Alors que Blue Ruin avait su jouer avec les codes du film noir, Green Room change autant de couleur éponyme que d’univers : il sera ici question d’un slasher, genre formaté s’il en est.
Le principe est dans la continuité de l’opus précédent : s’approprier un univers et les attentes qu’il induit, et y faire son nid. Mais la grande différence est sans doute celle du sujet : si l’ambiance héroïque et mutique permettait de décaper quelques poncifs dans Blue Ruin, le survival de Green Room a lui-même déjà fait l’objet de tant de déclinaisons qu’il n’est pas évident de proposer quelque chose de véritablement novateur.
Après une splendide première image qui pourrait nous faire croire que la chambre verte sera celle de la végétation où s’est enlisée la nuit précédente un vanne de punks, le film semble mimer l’introduction de Massacre à la tronçonneuse : l’équipée branque sur la route, vers les bas-fonds d’une Amérique qui profite d’être à l’abri des regards pour s’adonner à ses pulsions les plus noires.
Sur le plan visuel, Jeremy Saulnier confirme une maîtrise impressionnante : la majeure partie du film consiste à tirer parti de deux contraintes : l’unité étouffante du lieu, bunker dans lequel les victimes sont autant retranchées que prises en tenaille, et celle de temps qui permet à la nuit de devenir un véritable protagoniste. La photographie, teintée comme promis d’un vert assez cradingue, restitue parfaitement le huis clos et les cadrages jouent sur les opportunités en forme de coups de poker que représentes les méandres du labyrinthe de béton.
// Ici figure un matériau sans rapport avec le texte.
# InternRobotics/InternNav

Measured on AMD Instinct MI355X. Metric: policy steps/sec/node, higher is better.
Workload: dtype bf16

## Files before the change

internnav_amd/csrc/gemm_skinny.hip:

```cpp
#include "gemm_skinny_core.h"

namespace {

struct SkBf16 {
    static constexpr bool ROW_SCALE = false;
    using Q = void;
    using S = void;

    template <int MF, int NT16, int NW, int DEPTH>
    static __device__ __forceinline__ void main_fused(const GemmArgs& p, const void*, const void*, int n0, int w, int nmine, int r16, int g,
                                                      f32x4 (&acc)[NT16][MF]) {
        const bf16* __restrict__ A = reinterpret_cast<const bf16*>(p.A);
        const bf16* __restrict__ W = reinterpret_cast<const bf16*>(p.W);
        const bf16x8 zero8 = {0, 0, 0, 0, 0, 0, 0, 0};
        const bf16* wrow[NT16];
        bool wok[NT16];
#pragma unroll
        for (int t = 0; t < NT16; ++t) {
            const int wn = n0 + t * 16 + r16;
            wok[t] = wn < p.N;
            wrow[t] = W + (size_t)(wok[t] ? wn : 0) * p.ldw;
        }
        const bf16* arow[MF];
        bool aok[MF];
#pragma unroll
        for (int i = 0; i < MF; ++i) {
            const int m = i * 16 + r16;
            aok[i] = m < p.M;
            arow[i] = A + (size_t)(aok[i] ? m : 0) * p.lda;
        }
        bf16x8 wf[DEPTH][NT16][4], af[DEPTH][MF][4];
        auto load = [&](int j, int slot) {
            const int k0 = (w + j * NW) * SK_BK + g * 8;
#pragma unroll
            for (int s = 0; s < 4; ++s) {
                const int k = k0 + s * 32;
                const bool kok = j < nmine && k < p.K;
#pragma unroll
                for (int t = 0; t < NT16; ++t) wf[slot][t][s] = (kok && wok[t]) ? *reinterpret_cast<const bf16x8*>(wrow[t] + k) : zero8;
#pragma unroll
                for (int i = 0; i < MF; ++i) af[slot][i][s] = (kok && aok[i]) ? *reinterpret_cast<const bf16x8*>(arow[i] + k) : zero8;
            }
        };
#pragma unroll
        for (int d = 0; d < DEPTH; ++d) load(d, d);
        for (int j0 = 0; j0 < nmine; j0 += DEPTH) {
#pragma unroll
            for (int d = 0; d < DEPTH; ++d) {
#pragma unroll
                for (int t = 0; t < NT16; ++t)
#pragma unroll
                    for (int i = 0; i < MF; ++i)
#pragma unroll
                        for (int s = 0; s < 4; ++s) acc[t][i] = __builtin_amdgcn_mfma_f32_16x16x32_bf16(wf[d][t][s], af[d][i][s], acc[t][i], 0, 0, 0);
                load(j0 + d + DEPTH, d);
            }
        }
    }

    template <int NT16, int NW, int DEPTH, class Norm>
    static __device__ __forceinline__ void main_prenorm(const GemmArgs& p, const void*, const void*, const bf16* img, int lds_ld, int n0, int w,
                                                        int nmine, int r16, int g, f32x4 (&acc)[NT16][1], Norm norm) {
        const bf16* __restrict__ W = reinterpret_cast<const bf16*>(p.W);
        const bf16x8 zero8 = {0, 0, 0, 0, 0, 0, 0, 0};
        const bf16* wrow[NT16];
        bool wok[NT16];
#pragma unroll
        for (int t = 0; t < NT16; ++t) {
            const int wn = n0 + t * 16 + r16;
            wok[t] = wn < p.N;
            wrow[t] = W + (size_t)(wok[t] ? wn : 0) * p.ldw;
        }
        bf16x8 wf[DEPTH][NT16][4];
        auto load_w = [&](int j, int slot) {
            const int k0 = (w + j * NW) * SK_BK + g * 8;
#pragma unroll
            for (int s = 0; s < 4; ++s) {
                const int k = k0 + s * 32;
                const bool kok = j < nmine && k < p.K;
#pragma unroll
                for (int t = 0; t < NT16; ++t) wf[slot][t][s] = (kok && wok[t]) ? *reinterpret_cast<const bf16x8*>(wrow[t] + k) : zero8;
            }
        };
#pragma unroll
        for (int d = 0; d < DEPTH; ++d) load_w(d, d);
        norm();
        const bf16* arow = img + (size_t)(r16 < p.M ? r16 : p.M - 1) * lds_ld + g * 8;
        for (int j0 = 0; j0 < nmine; j0 += DEPTH) {
#pragma unroll
            for (int d = 0; d < DEPTH; ++d) {
                const int kb = (w + (j0 + d) * NW) * SK_BK;
#pragma unroll
                for (int s = 0; s < 4; ++s) {
                    const int k = kb + s * 32;
                    const bf16x8 af = (j0 + d < nmine && k + g * 8 < p.K) ? *reinterpret_cast<const bf16x8*>(arow + k) : zero8;
#pragma unroll
                    for (int t = 0; t < NT16; ++t) acc[t][0] = __builtin_amdgcn_mfma_f32_16x16x32_bf16(wf[d][t][s], af, acc[t][0], 0, 0, 0);
                }
                load_w(j0 + d + DEPTH, d);
            }
        }
    }
};

}

int ina_launch_gemm_skinny_fused(const GemmArgs& p, hipStream_t stream) {
    InaProfScope prof(INA_PROF_GEMM_SKINNY, 2.0 * p.M * p.N * p.K, sk_prof_bytes(p, 2.0 * p.N * p.K), stream);
    return sk_launch_fused<SkBf16>(p, nullptr, nullptr, stream);
}

int ina_launch_gemm_skinny_prenorm(const GemmArgs& p, hipStream_t stream) {
// ... 4 lines not shown
```

internnav_amd/csrc/gemm_skinny_core.h:

```cpp
#pragma once
#include "common.h"
#include "kernels.h"

namespace {

constexpr int SK_BK = 128;

inline int sk_group_waves(int tiles, int ksteps) {
    int nw = tiles >= 4096 ? 1 : tiles >= 2048 ? 2 : tiles >= 1024 ? 4 : 8;
    while (nw > 1 && nw > ksteps) nw >>= 1;
    return nw;
}
inline int sk_group_waves_prenorm(int tiles, int ksteps) {
    const int nw = sk_group_waves(tiles, ksteps);
    return nw < 4 ? 4 : nw;
}

template <int NWAVES>
__device__ __forceinline__ void sk_prenorm_rows(const GemmArgs& p, bf16* img, int lds_ld, int wave, int lane) {
    const int nch = p.K >> 3;
    const float invK = 1.0f / (float)p.K;
    const bool a32 = p.a_dtype == INA_DT_F32;
    auto load8 = [&](int m, int c, float (&v)[8]) {
        if (a32) {
            const float* q = reinterpret_cast<const float*>(p.A) + (size_t)m * p.lda + c * 8;
            const f32x4 a = *reinterpret_cast<const f32x4*>(q), b = *reinterpret_cast<const f32x4*>(q + 4);
#pragma unroll
            for (int j = 0; j < 4; ++j) { v[j] = a[j]; v[4 + j] = b[j]; }
        } else {
            const bf16x8 a = *reinterpret_cast<const bf16x8*>(reinterpret_cast<const bf16*>(p.A) + (size_t)m * p.lda + c * 8);
#pragma unroll
            for (int j = 0; j < 8; ++j) v[j] = (float)a[j];
        }
    };
    for (int m = wave; m < p.M; m += NWAVES) {
        float sq = 0.f;
        for (int c = lane; c < nch; c += 64) {
            float v[8];
            load8(m, c, v);
#pragma unroll
            for (int j = 0; j < 8; ++j) sq = fmaf(v[j], v[j], sq);
        }
        const float rstd = rsqrtf(fmaf(wave_sum(sq), invK, p.norm_eps));
        for (int c = lane; c < nch; c += 64) {
            float v[8];
            load8(m, c, v);
            const f32x4 ga = *reinterpret_cast<const f32x4*>(p.norm_gamma + c * 8), gb = *reinterpret_cast<const f32x4*>(p.norm_gamma + c * 8 + 4);
            bf16x8 o;
#pragma unroll
            for (int j = 0; j < 4; ++j) {
                o[j] = (bf16)(v[j] * rstd * ga[j]);
                o[4 + j] = (bf16)(v[4 + j] * rstd * gb[j]);
            }
            *reinterpret_cast<bf16x8*>(img + (size_t)m * lds_ld + c * 8) = o;
        }
    }
}

template <class I, int MF, int NT16, int NW>
__device__ __forceinline__ void sk_reduce_put(float* red, int grp, int w, int lane, const f32x4 (&acc)[NT16][MF]) {
#pragma unroll
    for (int t = 0; t < NT16; ++t)
#pragma unroll
        for (int i = 0; i < MF; ++i) *reinterpret_cast<f32x4*>(&red[((((I)grp * NW + w) * NT16 + t) * MF + i) * 256 + lane * 4]) = acc[t][i];
}
template <class I, int MF, int NT16, int NW>
__device__ __forceinline__ void sk_reduce_get(const float* red, int grp, int i, int lane, const f32x4 (&acc)[NT16][MF], f32x4 (&sum)[NT16]) {
#pragma unroll
    for (int t = 0; t < NT16; ++t) {
        if constexpr (NW > 1) {
            sum[t] = f32x4{0.f, 0.f, 0.f, 0.f};
#pragma unroll
            for (int ww = 0; ww < NW; ++ww) {
                const f32x4 v = *reinterpret_cast<const f32x4*>(&red[((((I)grp * NW + ww) * NT16 + t) * MF + i) * 256 + lane * 4]);
#pragma unroll
                for (int r = 0; r < 4; ++r) sum[t][r] += v[r];
            }
        } else {
            sum[t] = acc[t][i];
        }
    }
}

template <int NT16>
__device__ __forceinline__ void sk_epilogue(const GemmArgs& p, const f32x4 (&sum)[NT16], int m, int n, int n0, int g) {
    const float rs = p.rowscale ? p.rowscale[m / p.rowscale_div] : 1.0f;
    float v[4];
    int no = n;
    if constexpr (NT16 == 2) {
        no = (n0 >> 1) + g * 4;
#pragma unroll
        for (int r = 0; r < 4; ++r) {
            float gg = sum[0][r], uu = sum[1][r];
            if (p.bias) { gg += p.bias[n + r]; uu += p.bias[n + 16 + r]; }
            v[r] = ina_act(gg, p.act) * uu * rs;
        }
    } else {
#pragma unroll
        for (int r = 0; r < 4; ++r) {
            float x = sum[0][r];
            if (p.bias) x += p.bias[n + r];
            x = ina_act(x, p.act);
            if (p.colscale) x *= p.colscale[n + r];
            v[r] = x * rs;
        }
        if (p.R) {
            const size_t ro = (size_t)m * p.ldr + n;
            if (p.res_dtype == INA_DT_BF16) {
                const bf16x4 rr = *reinterpret_cast<const bf16x4*>(reinterpret_cast<const bf16*>(p.R) + ro);
#pragma unroll
                for (int r = 0; r < 4; ++r) v[r] += (float)rr[r];
            } else {
                const f32x4 rr = *reinterpret_cast<const f32x4*>(reinterpret_cast<const float*>(p.R) + ro);
#pragma unroll
                for (int r = 0; r < 4; ++r) v[r] += rr[r];
            }
        }
    }
    const size_t co = (size_t)m * p.ldc + no;
    if (p.out_dtype == INA_DT_BF16) *reinterpret_cast<bf16x4*>(reinterpret_cast<bf16*>(p.C) + co) = bf16x4{(bf16)v[0], (bf16)v[1], (bf16)v[2], (bf16)v[3]};
    else *reinterpret_cast<f32x4*>(reinterpret_cast<float*>(p.C) + co) = f32x4{v[0], v[1], v[2], v[3]};
}
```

Le problème réside dans la façon dont la trame générale va agencer tout cet univers, qui semble d’avantage pertinent dans les plans fixes que les séquences qui consistent à s’en extraire. Répétitif, un peu abscons dans certaines coupures de rythme, le récit semble se questionner par moments sur la façon dont il doit s’y prendre pour atteindre les 90 minutes. La violence, souvent assez éprouvante, notamment dans la longueur accordée à certaines lacérations, n’atteint pas totalement son plus haut degré pour une raison assez simple : les personnages existent peu, et ne dépassent que rarement le statut de candidats à l'abattage, d’un côté comme de l’autre. Quelques tentatives de les voir s’adonner à une violence primale qu’ils refusaient dans un premier temps, notamment par le biais du maquillage, sont intéressantes, mais sans que l’essai soit transformé.
S’ajoutent à cette tiédeur quelques tentatives d’humour assez incongrues, notamment à travers le gimmick éculé du disque à emmener sur une île déserte ; Saulnier, dans son écriture, navigue un peu à vue, et son film suit de trop près la destinée de ses personnages : s’il a su avec pertinence et un sens visuel aigu les enfermer dans ce lieu, il a bien de la peine à en sortir.